Record extracts -
☆ ☆ ☆ ☆ ☆ ☆ ☆
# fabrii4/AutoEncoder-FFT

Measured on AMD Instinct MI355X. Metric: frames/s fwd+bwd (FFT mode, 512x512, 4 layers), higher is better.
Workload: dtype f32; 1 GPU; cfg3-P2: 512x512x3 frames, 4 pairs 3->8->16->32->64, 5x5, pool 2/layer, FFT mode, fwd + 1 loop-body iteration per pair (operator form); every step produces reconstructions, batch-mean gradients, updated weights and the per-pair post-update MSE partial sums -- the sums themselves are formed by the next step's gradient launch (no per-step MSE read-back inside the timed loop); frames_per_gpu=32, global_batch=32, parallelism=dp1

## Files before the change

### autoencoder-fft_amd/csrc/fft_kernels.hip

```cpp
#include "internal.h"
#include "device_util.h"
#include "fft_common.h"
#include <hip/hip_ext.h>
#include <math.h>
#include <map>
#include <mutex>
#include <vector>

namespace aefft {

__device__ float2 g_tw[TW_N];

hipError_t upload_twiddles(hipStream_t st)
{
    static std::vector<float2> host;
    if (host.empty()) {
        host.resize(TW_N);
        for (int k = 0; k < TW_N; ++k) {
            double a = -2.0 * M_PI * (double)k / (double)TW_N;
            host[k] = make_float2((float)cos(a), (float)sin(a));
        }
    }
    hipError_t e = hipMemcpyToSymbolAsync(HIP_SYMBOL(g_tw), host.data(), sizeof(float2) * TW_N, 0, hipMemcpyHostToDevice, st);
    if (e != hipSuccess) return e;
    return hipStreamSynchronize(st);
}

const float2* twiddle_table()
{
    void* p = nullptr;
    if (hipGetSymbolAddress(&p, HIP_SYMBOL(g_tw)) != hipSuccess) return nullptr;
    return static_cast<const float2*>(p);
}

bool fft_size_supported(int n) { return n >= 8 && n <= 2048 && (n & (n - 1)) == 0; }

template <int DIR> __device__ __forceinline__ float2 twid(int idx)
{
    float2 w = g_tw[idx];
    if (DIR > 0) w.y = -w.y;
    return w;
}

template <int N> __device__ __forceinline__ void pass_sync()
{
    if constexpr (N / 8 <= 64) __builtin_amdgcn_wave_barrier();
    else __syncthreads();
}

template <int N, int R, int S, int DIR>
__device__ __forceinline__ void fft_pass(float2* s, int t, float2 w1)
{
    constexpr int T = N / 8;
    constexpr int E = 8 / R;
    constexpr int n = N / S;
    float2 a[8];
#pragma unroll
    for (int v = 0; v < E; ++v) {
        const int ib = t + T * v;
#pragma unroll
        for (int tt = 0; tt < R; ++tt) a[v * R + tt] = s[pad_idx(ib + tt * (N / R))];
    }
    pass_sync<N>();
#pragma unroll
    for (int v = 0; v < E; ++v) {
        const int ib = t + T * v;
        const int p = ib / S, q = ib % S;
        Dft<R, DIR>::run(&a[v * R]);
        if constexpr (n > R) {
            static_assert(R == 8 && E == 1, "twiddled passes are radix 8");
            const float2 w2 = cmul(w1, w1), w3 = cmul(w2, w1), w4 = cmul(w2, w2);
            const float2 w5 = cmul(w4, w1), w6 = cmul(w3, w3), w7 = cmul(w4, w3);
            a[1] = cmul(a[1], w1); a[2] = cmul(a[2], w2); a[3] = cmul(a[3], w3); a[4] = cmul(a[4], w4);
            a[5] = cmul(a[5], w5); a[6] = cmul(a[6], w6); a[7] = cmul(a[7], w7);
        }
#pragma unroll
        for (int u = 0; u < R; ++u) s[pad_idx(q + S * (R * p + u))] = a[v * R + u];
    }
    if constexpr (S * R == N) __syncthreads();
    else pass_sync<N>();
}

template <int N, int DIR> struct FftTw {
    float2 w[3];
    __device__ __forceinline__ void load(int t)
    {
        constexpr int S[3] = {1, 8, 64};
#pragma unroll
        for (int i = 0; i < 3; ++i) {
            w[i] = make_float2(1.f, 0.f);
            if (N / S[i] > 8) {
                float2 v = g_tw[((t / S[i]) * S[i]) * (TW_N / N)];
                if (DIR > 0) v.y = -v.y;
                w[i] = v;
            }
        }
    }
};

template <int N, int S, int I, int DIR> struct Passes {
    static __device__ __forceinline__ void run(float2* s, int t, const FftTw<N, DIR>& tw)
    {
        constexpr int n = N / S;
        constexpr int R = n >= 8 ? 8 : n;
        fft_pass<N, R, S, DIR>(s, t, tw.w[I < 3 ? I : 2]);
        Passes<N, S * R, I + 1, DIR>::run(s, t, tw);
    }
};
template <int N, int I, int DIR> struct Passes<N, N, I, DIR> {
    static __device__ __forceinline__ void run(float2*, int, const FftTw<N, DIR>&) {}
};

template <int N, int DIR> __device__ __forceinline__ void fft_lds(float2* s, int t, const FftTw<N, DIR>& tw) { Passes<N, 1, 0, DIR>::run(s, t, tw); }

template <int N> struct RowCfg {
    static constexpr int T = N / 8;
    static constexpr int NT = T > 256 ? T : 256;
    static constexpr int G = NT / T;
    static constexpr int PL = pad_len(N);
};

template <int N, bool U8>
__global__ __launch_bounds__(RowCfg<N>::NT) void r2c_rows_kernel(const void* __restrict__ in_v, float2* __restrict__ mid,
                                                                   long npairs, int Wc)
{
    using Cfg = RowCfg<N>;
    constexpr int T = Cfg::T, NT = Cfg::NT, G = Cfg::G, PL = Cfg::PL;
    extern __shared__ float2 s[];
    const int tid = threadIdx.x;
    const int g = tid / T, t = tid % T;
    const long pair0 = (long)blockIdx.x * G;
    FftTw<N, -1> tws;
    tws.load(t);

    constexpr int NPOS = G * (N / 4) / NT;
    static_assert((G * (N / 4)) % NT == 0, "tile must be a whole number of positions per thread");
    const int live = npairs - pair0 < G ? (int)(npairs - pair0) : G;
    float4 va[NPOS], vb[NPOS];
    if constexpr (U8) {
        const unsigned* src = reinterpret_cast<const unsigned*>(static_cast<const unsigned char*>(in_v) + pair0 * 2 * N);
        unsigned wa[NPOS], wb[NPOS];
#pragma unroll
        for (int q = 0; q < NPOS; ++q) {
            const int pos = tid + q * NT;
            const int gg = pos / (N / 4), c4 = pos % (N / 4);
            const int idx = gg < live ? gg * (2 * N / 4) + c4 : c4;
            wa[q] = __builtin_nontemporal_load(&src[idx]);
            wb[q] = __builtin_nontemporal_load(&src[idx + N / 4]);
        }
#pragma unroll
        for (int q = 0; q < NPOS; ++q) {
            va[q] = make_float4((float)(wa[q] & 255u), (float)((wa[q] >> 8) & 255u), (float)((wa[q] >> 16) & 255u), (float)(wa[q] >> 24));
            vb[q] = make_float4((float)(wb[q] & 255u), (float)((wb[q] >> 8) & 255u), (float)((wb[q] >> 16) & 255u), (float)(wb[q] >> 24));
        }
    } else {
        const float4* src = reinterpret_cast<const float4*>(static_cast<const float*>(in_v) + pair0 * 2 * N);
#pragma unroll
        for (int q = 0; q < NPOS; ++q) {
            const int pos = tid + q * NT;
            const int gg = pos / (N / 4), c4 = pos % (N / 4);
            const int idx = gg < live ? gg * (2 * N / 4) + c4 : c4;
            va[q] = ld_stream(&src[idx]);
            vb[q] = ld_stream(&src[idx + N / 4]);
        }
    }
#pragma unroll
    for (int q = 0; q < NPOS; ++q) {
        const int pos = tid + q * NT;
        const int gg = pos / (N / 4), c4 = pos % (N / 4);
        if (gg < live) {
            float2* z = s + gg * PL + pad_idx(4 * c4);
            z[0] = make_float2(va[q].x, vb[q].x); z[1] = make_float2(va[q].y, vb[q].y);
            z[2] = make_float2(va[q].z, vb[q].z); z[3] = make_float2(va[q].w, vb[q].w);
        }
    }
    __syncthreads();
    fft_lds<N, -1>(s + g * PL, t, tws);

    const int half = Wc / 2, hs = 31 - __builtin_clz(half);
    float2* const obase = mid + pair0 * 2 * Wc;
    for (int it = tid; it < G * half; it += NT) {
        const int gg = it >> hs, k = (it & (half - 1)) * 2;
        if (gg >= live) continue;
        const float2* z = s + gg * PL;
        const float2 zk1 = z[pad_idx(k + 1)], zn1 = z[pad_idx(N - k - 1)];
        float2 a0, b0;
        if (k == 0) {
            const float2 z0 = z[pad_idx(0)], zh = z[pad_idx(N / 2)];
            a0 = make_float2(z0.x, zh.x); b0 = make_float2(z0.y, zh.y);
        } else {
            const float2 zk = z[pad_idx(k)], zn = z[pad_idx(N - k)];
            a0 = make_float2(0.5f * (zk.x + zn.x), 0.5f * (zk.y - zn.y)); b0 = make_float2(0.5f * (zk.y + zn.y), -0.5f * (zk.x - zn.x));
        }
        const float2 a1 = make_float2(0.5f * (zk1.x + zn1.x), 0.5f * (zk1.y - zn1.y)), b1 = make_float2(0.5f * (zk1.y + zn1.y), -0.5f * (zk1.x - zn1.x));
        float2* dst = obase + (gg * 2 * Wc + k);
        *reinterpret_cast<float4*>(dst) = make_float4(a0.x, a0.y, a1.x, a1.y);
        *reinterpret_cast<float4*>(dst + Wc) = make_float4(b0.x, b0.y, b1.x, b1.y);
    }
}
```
☆ ☆ ☆ ☆ ☆ ☆ ☆
Directions for this task - Starting at the first line of the data above, retype each line exactly until you reach the line containing "Measured on AMD", and include that line too.

Answer -
# fabrii4/AutoEncoder-FFT

Measured on AMD Instinct MI355X. Metric: frames/s fwd+bwd (FFT mode, 512x512, 4 layers), higher is better.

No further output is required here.